Search code examples
javadata-storageuser-generated-content

Are there any libraries or components that handle storage and fast retrieval of user-generated content?


Considering the case of having a large and active user base where each user wants to store a profile picture and some additional images or other artifacts, are there any libraries or frameworks that allow for easy storage and query of such data?

A reference implementation would be Facebook's Haystack Photo Infrastructure.

The following characteristics are important

  • Data store should scale well: adding resources should be transparent to the application using the store (similar question had an answer referring to LinkedIn's Voldemort).
  • Ability to add some meta-data alongside the data being stored.
  • Meta-data can be queried with good performance (e.g. stored in configurable index like Lucene/Solr).
  • Quick key-based access and some intermediate caching layer

Any recommendations for libraries or frameworks that can be easily integrated into a Java web application are welcome.

Update: thank you for the first few answers. I have to go into more detail on what type of answers are expected. Tobu's answer, although not java related is very good (just voted up).
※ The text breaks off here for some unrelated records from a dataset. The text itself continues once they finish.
+          v[0] = v[0] + bv[0] + __uint_as_float(r.x << 16);
+          v[1] = v[1] + bv[1] + __uint_as_float(r.x & 0xffff0000u);
+          v[2] = v[2] + bv[2] + __uint_as_float(r.y << 16);
+          v[3] = v[3] + bv[3] + __uint_as_float(r.y & 0xffff0000u);
+          T::set(acc, rb, cg, v);
+          a1 += (v[0] + v[1]) + (v[2] + v[3]);
+          a2 += (v[0] * v[0] + v[1] * v[1]) + (v[2] * v[2] + v[3] * v[3]);
+        }
+#pragma unroll
+        for (int d = T::RB; d < 64; d <<= 1) {
+          a1 += __shfl_xor(a1, d);
+          a2 += __shfl_xor(a2, d);
+        }
+        if (pt == 0) ln_part[(wm * 128 + rb * T::RB + row) * 4 + wn] = make_float2(a1, a2);
       }
       __syncthreads();
 #pragma unroll
-      for (int mb = 0; mb < 4; ++mb) {
-        const float2 *pp = ln_part + ((wm * 4 + mb) * 32 + l31) * 4;
+      for (int rb = 0; rb < T::NRB; ++rb) {
+        const float2 *pp = ln_part + (wm * 128 + rb * T::RB + row) * 4;
         const float t1 = (pp[0].x + pp[1].x) + (pp[2].x + pp[3].x), t2 = (pp[0].y + pp[1].y) + (pp[2].y + pp[3].y);
         const float mean = t1 * (1.f / GEMM_BN);
         const float rstd = rsqrtf(fmaxf(t2 * (1.f / GEMM_BN) - mean * mean, 0.f) + ln_eps);
 #pragma unroll
-        for (int nb = 0; nb < 2; ++nb)
-#pragma unroll
-          for (int g = 0; g < 4; ++g) {
-            const int nl = wn * 64 + nb * 32 + 8 * g + 4 * hi;
-            const float4 gw = *reinterpret_cast<const float4 *>(lnw_lds + nl), gb = *reinterpret_cast<const float4 *>(lnb_lds + nl);
-            acc[nb][mb][4 * g + 0] = (acc[nb][mb][4 * g + 0] - mean) * rstd * gw.x + gb.x;
-            acc[nb][mb][4 * g + 1] = (acc[nb][mb][4 * g + 1] - mean) * rstd * gw.y + gb.y;
-            acc[nb][mb][4 * g + 2] = (acc[nb][mb][4 * g + 2] - mean) * rstd * gw.z + gb.z;
-            acc[nb][mb][4 * g + 3] = (acc[nb][mb][4 * g + 3] - mean) * rstd * gw.w + gb.w;
-          }
+        for (int cg = 0; cg < T::NCG; ++cg) {
+          const int nl = wn * 64 + T::col0(cg, pt);
+          const f32x4 gw = *reinterpret_cast<const f32x4 *>(lnw_lds + nl), gb = *reinterpret_cast<const f32x4 *>(lnb_lds + nl);
+          f32x4 v = T::get(acc, rb, cg);
+#pragma unroll
+          for (int e = 0; e < 4; ++e) v[e] = (v[e] - mean) * rstd * gw[e] + gb[e];
+          T::set(acc, rb, cg, v);
+        }
       }
     }
     if constexpr (LNF) {
-      int l31 = l31_, hi = hi_;
-      asm volatile("" : "+v"(l31), "+v"(hi));
+      int lane = lane_;
+      asm volatile("" : "+v"(lane));
+      const int row = T::row(lane), pt = T::part(lane);
       const float *c_lds = reinterpret_cast<const float *>(smem + GEMM_LDS_LNW + bsel * 1024);
       const float inv_k = 1.f / (float)K;
-      float rs[4], nm[4];
-#pragma unroll
-      for (int mb = 0; mb < 4; ++mb) {
-        const float2 *sp = reinterpret_cast<const float2 *>(smem + GEMM_LDS_STATS + bsel * 8192) + (wm * 128 + mb * 32 + l31) * nparts;
+      float rs[T::NRB], nm[T::NRB];
+#pragma unroll
+      for (int rb = 0; rb < T::NRB; ++rb) {
+        const float2 *sp = reinterpret_cast<const float2 *>(smem + GEMM_LDS_STATS + bsel * 8192) + (wm * 128 + rb * T::RB + row) * nparts;
         float t1 = 0.f, t2 = 0.f;
 #pragma unroll
         for (int i = 0; i < GEMM_LNF_MAXPARTS; ++i)
@@ -410,27 +433,26 @@
             t2 += q.y;
           }
         const float mean = t1 * inv_k;
-        rs[mb] = rsqrtf(fmaxf(t2 * inv_k - mean * mean, 0.f) + ln_eps);
-        nm[mb] = -mean * rs[mb];
-      }
-#pragma unroll
-      for (int nb = 0; nb < 2; ++nb)
-#pragma unroll
-        for (int g = 0; g < 4; ++g) {
-          const int nl = wn * 64 + nb * 32 + 8 * g + 4 * hi;
-          const float4 cv = *reinterpret_cast<const float4 *>(c_lds + nl), dv = *reinterpret_cast<const float4 *>(bias_lds + nl);
-#pragma unroll
-          for (int mb = 0; mb < 4; ++mb) {
-            acc[nb][mb][4 * g + 0] = fmaf(rs[mb], acc[nb][mb][4 * g + 0], fmaf(nm[mb], cv.x, dv.x));
-            acc[nb][mb][4 * g + 1] = fmaf(rs[mb], acc[nb][mb][4 * g + 1], fmaf(nm[mb], cv.y, dv.y));
-            acc[nb][mb][4 * g + 2] = fmaf(rs[mb], acc[nb][mb][4 * g + 2], fmaf(nm[mb], cv.z, dv.z));
-            acc[nb][mb][4 * g + 3] = fmaf(rs[mb], acc[nb][mb][4 * g + 3], fmaf(nm[mb], cv.w, dv.w));
-          }
-        }
+        rs[rb] = rsqrtf(fmaxf(t2 * inv_k - mean * mean, 0.f) + ln_eps);
+        nm[rb] = -mean * rs[rb];
+      }
+#pragma unroll
+      for (int cg = 0; cg < T::NCG; ++cg) {
+        const int nl = wn * 64 + T::col0(cg, pt);
+        const f32x4 cv = *reinterpret_cast<const f32x4 *>(c_lds + nl), dv = *reinterpret_cast<const f32x4 *>(bias_lds + nl);
+#pragma unroll
+        for (int rb = 0; rb < T::NRB; ++rb) {
+          f32x4 v = T::get(acc, rb, cg);
+#pragma unroll
+          for (int e = 0; e < 4; ++e) v[e] = fmaf(rs[rb], v[e], fmaf(nm[rb], cv[e], dv[e]));
+          T::set(acc, rb, cg, v);
+        }
+      }
     }
     if constexpr (EPI == 5) {
-      int l31 = l31_, hi = hi_, lane = lane_;
-      asm volatile("" : "+v"(l31), "+v"(hi), "+v"(lane));
+      int lane = lane_;
+      asm volatile("" : "+v"(lane));
+      const int arow = T::row(lane), pt = T::part(lane);
       char *cw = smem + par + (wave < 4 ? 8192 + (wave & 1) * 4096 + (wave >> 1) * 16384 : GEMM_OPBYTES + 4096 + (wave - 4) * 8192);
       const __amdgpu_buffer_rsrc_t x_rs = __builtin_amdgcn_make_buffer_rsrc(C2v, 0, (int)((size_t)M * N * 4), 0x00020000);
       const int r4 = lane >> 4, q = lane & 15;
@@ -469,16 +491,11 @@
       float *const sh_lds = reinterpret_cast<float *>(smem + GEMM_LDS_SHIFT + wave * 512);
 #pragma unroll
       for (int r = 0; r < 8; ++r) {
-        const int mb = r >> 1, h = r & 1;
-        if ((l31 >> 4) == h) {
-#pragma unroll
-          for (int nb = 0; nb < 2; ++nb)
-#pragma unroll
-            for (int g = 0; g < 4; ++g) {
-              const int s16 = (nb * 8 + 2 * g + hi) ^ (l31 & 15);
-              *reinterpret_cast<float4 *>(cw + (l31 & 15) * 256 + s16 * 16) =
-                  make_float4(acc[nb][mb][4 * g + 0], acc[nb][mb][4 * g + 1], acc[nb][mb][4 * g + 2], acc[nb][mb][4 * g + 3]);
-            }
+        static_assert(T::RB == 16, "a staging round of the residual epilogue is one row block");
+#pragma unroll
+        for (int cg = 0; cg < T::NCG; ++cg) {
+          const int s16 = (T::col0(cg, pt) >> 2) ^ arow;
+          *reinterpret_cast<f32x4 *>(cw + arow * 256 + s16 * 16) = T::get(acc, r, cg);
         }
         if (r == 0) {
 #pragma unroll
@@ -517,7 +534,7 @@
           a2 += dpp_f32<0x114, 0xF>(a2, 0.f);
           a1 += dpp_f32<0x118, 0xF>(a1, 0.f);
           a2 += dpp_f32<0x118, 0xF>(a2, 0.f);
-          if (q == 15) ln_part[((wm * 4 + mb) * 32 + h * 16 + row) * 4 + wn] = make_float2(a1, a2);
+          if (q == 15) ln_part[(wm * 128 + r * 16 + row) * 4 + wn] = make_float2(a1, a2);
         }
         __builtin_amdgcn_fence(__ATOMIC_RELEASE, "wavefront");
         __builtin_amdgcn_wave_barrier();
@@ -526,17 +543,18 @@
       }
       asm volatile("s_waitcnt lgkmcnt(0)" ::: "memory");
       __builtin_amdgcn_s_barrier();
-      if (wn == 0 && hi == 0) {
+      if (wn == 0 && lane < 32) {
 #pragma unroll
         for (int mb = 0; mb < 4; ++mb) {
-          const float2 *pp = ln_part + ((wm * 4 + mb) * 32 + l31) * 4;
+          const float2 *pp = ln_part + (wm * 128 + mb * 32 + lane) * 4;
           const float4 p01 = *reinterpret_cast<const float4 *>(pp), p23 = *reinterpret_cast<const float4 *>(pp + 2);
-          stats[(size_t)(m0 + wm * 128 + mb * 32 + l31) * tiles_n + (n0 >> 8)] = make_float2((p01.x + p01.z) + (p23.x + p23.z), (p01.y + p01.w) + (p23.y + p23.w));
+          stats[(size_t)(m0 + wm * 128 + mb * 32 + lane) * tiles_n + (n0 >> 8)] = make_float2((p01.x + p01.z) + (p23.x + p23.z), (p01.y + p01.w) + (p23.y + p23.w));
         }
       }
     } else if constexpr (!F32) {
-    int l31 = l31_, hi = hi_, lane = lane_;
-    asm volatile("" : "+v"(l31), "+v"(hi), "+v"(lane));
+    int lane = lane_;
+    asm volatile("" : "+v"(lane));
+    const int arow = T::row(lane), pt = T::part(lane);
     char *cw = smem + par + (wave < 4 ? 8192 + (wave & 1) * 4096 + (wave >> 1) * 16384 : GEMM_OPBYTES + 4096 + (wave - 4) * 8192);
     const uint32_t c_v0 = GATHER ? (uint32_t)((((size_t)m0 + wm * 128 + (lane >> 3)) * GEMM_BN + wn * 64 + (lane & 7) * 8) * 2)
                                  : (uint32_t)((((size_t)m0 + wm * 128 + (lane >> 3)) * LDC + n0 + wn * 64 + (lane & 7) * 8) * 2);
@@ -544,11 +562,13 @@
 #pragma unroll
     for (int mb = 0; mb < 4; ++mb) {
 #pragma unroll
-      for (int nb = 0; nb < 2; ++nb) {
-#pragma unroll
-        for (int g = 0; g < 4; ++g) {
-          const int nl = nb * 32 + 8 * g + 4 * hi;
-          float v0 = acc[nb][mb][4 * g + 0], v1 = acc[nb][mb][4 * g + 1], v2 = acc[nb][mb][4 * g + 2], v3 = acc[nb][mb][4 * g + 3];
+      for (int j = 0; j < 32 / T::RB; ++j) {
+        const int rl = j * T::RB + arow;
+#pragma unroll
+        for (int cg = 0; cg < T::NCG; ++cg) {
+          const int nl = T::col0(cg, pt);
+          const f32x4 av = T::get(acc, mb * (32 / T::RB) + j, cg);
+          float v0 = av[0], v1 = av[1], v2 = av[2], v3 = av[3];
           if (EPI == 1 || EPI == 7) {
             v0 = gelu_bf16_class(v0);
             v1 = gelu_bf16_class(v1);
@@ -561,8 +581,8 @@
             v2 = fmaxf(v2, 0.f);
             v3 = fmaxf(v3, 0.f);
           }
-          const int slot16 = (nl >> 3) ^ (l31 & 7);
-          *reinterpret_cast<uint2 *>(cw + l31 * 128 + slot16 * 16 + (nl & 4) * 2) = make_uint2(cvt_pk_bf16_f32(v0, v1), cvt_pk_bf16_f32(v2, v3));
+          const int slot16 = (nl >> 3) ^ (rl & 7);
+          *reinterpret_cast<uint2 *>(cw + rl * 128 + slot16 * 16 + (nl & 4) * 2) = make_uint2(cvt_pk_bf16_f32(v0, v1), cvt_pk_bf16_f32(v2, v3));
         }
       }
       __builtin_amdgcn_fence(__ATOMIC_RELEASE, "wavefront");
@@ -587,8 +607,10 @@
       __builtin_amdgcn_fence(__ATOMIC_ACQUIRE, "wavefront");
     }
     } else {
-    int l31 = l31_, hi = hi_, lane = lane_;
-    asm volatile("" : "+v"(l31), "+v"(hi), "+v"(lane));
+    int lane = lane_;
+    asm volatile("" : "+v"(lane));
+    const int arow = T::row(lane), pt = T::part(lane);
+    constexpr int JB = 32 / T::RB;
     char *cw = smem + par + wave * 8192;
     const __amdgpu_buffer_rsrc_t cf_rs = __builtin_amdgcn_make_buffer_rsrc(Cv, 0, (int)((size_t)M * N * (EPI == 4 ? 2 : 4)), 0x00020000);
     const __amdgpu_buffer_rsrc_t cs_rs = __builtin_amdgcn_make_buffer_rsrc(C2v, 0, (int)((size_t)M * N * 4), 0x00020000);
@@ -596,13 +618,24 @@
     const bool has_cf = Cv != nullptr, has_cs = C2v != nullptr;
     const uint32_t c32_v0 = (uint32_t)((((size_t)m0 + wm * 128 + (lane >> 4)) * N + n0 + wn * 64 + (lane & 15) * 4) * 4);
     const uint32_t c16_v0 = (uint32_t)((((size_t)m0 + wm * 128 + (lane >> 3)) * N + n0 + wn * 64 + (lane & 7) * 8) * 2);
+    if (EPI == 1) {
+#pragma unroll
+      for (int rb = 0; rb < T::NRB; ++rb)
+#pragma unroll
+        for (int cg = 0; cg < T::NCG; ++cg) {
+          f32x4 v = T::get(acc, rb, cg);
+#pragma unroll
+          for (int e = 0; e < 4; ++e) v[e] = gelu_erf(v[e]);
+          T::set(acc, rb, cg, v);
+          __builtin_amdgcn_sched_barrier(0);
+        }
+    }
 #pragma unroll
     for (int mb = 0; mb < 4; ++mb) {
-      auto vals = [&](int nb, int g, float (&x)[4]) {
+      auto vals = [&](int j, int cg, float (&x)[4]) {
 #pragma unroll
         for (int e = 0; e < 4; ++e) {
-          float t = acc[nb][mb][4 * g + e];
-          if (EPI == 1) t = gelu_erf(t);
+          float t = T::get(acc, mb * JB + j, cg)[e];
           if (EPI == 2) t = fmaxf(t, 0.f);
           x[e] = t;
         }
@@ -610,12 +643,13 @@
       };
       if (EPI == 4) {
 #pragma unroll
-        for (int nb = 0; nb < 2; ++nb)
-#pragma unroll
-          for (int g = 0; g < 4; ++g) {
+        for (int j = 0; j < JB; ++j)
+#pragma unroll
+          for (int cg = 0; cg < T::NCG; ++cg) {
             float x[4];
-            vals(nb, g, x);
-            *reinterpret_cast<uint2 *>(cw + l31 * 128 + (((nb * 4 + g) ^ (l31 & 7)) << 4) + hi * 8) =
+            vals(j, cg, x);
+            const int rl = j * T::RB + arow, nl = T::col0(cg, pt);
+            *reinterpret_cast<uint2 *>(cw + rl * 128 + (((nl >> 3) ^ (rl & 7)) << 4) + (nl & 4) * 2) =
                 make_uint2(cvt_pk_bf16_f32(x[0], x[1]), cvt_pk_bf16_f32(x[2], x[3]));
           }
         __builtin_amdgcn_fence(__ATOMIC_RELEASE, "wavefront");
@@ -642,13 +676,13 @@
       }
       if (has_cf) {
 #pragma unroll
-        for (int nb = 0; nb < 2; ++nb)
-#pragma unroll
-          for (int g = 0; g < 4; ++g) {
+        for (int j = 0; j < JB; ++j)
+#pragma unroll
+          for (int cg = 0; cg < T::NCG; ++cg) {
             float x[4];
-            vals(nb, g, x);
-            const int s = (nb * 8 + 2 * g + hi) ^ (l31 & 15);
-            *reinterpret_cast<float4 *>(cw + l31 * 256 + s * 16) = make_float4(x[0], x[1], x[2], x[3]);
+            vals(j, cg, x);
+            const int rl = j * T::RB + arow, s = (T::col0(cg, pt) >> 2) ^ (rl & 15);
+            *reinterpret_cast<float4 *>(cw + rl * 256 + s * 16) = make_float4(x[0], x[1], x[2], x[3]);
           }
         __builtin_amdgcn_fence(__ATOMIC_RELEASE, "wavefront");
         __builtin_amdgcn_wave_barrier();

It is possible to implement a solution with a combination of file system access and a DB and add some layer of caching in between, but I consider it a waste of time, if someone more qualified than me has already designed, implemented and run a better solution. Something based on a solution with underlying DB or JCR implementations is a good fit, but implementing the other infrastructure is not what I want to do.


Solution

  • We've made good experiences with the media repository from Fedora Commons (http://www.fedora-commons.org/), which allows you to store media assets alongside their associated metadata. We did not have any problems with scalability or customization nor was it difficult to exchange the underlying storage layer with a triple store (if this would be needed in your case). If you need to index your data using Solr you can use a predefined meta data field ("RELS-EXT") to store XML based data.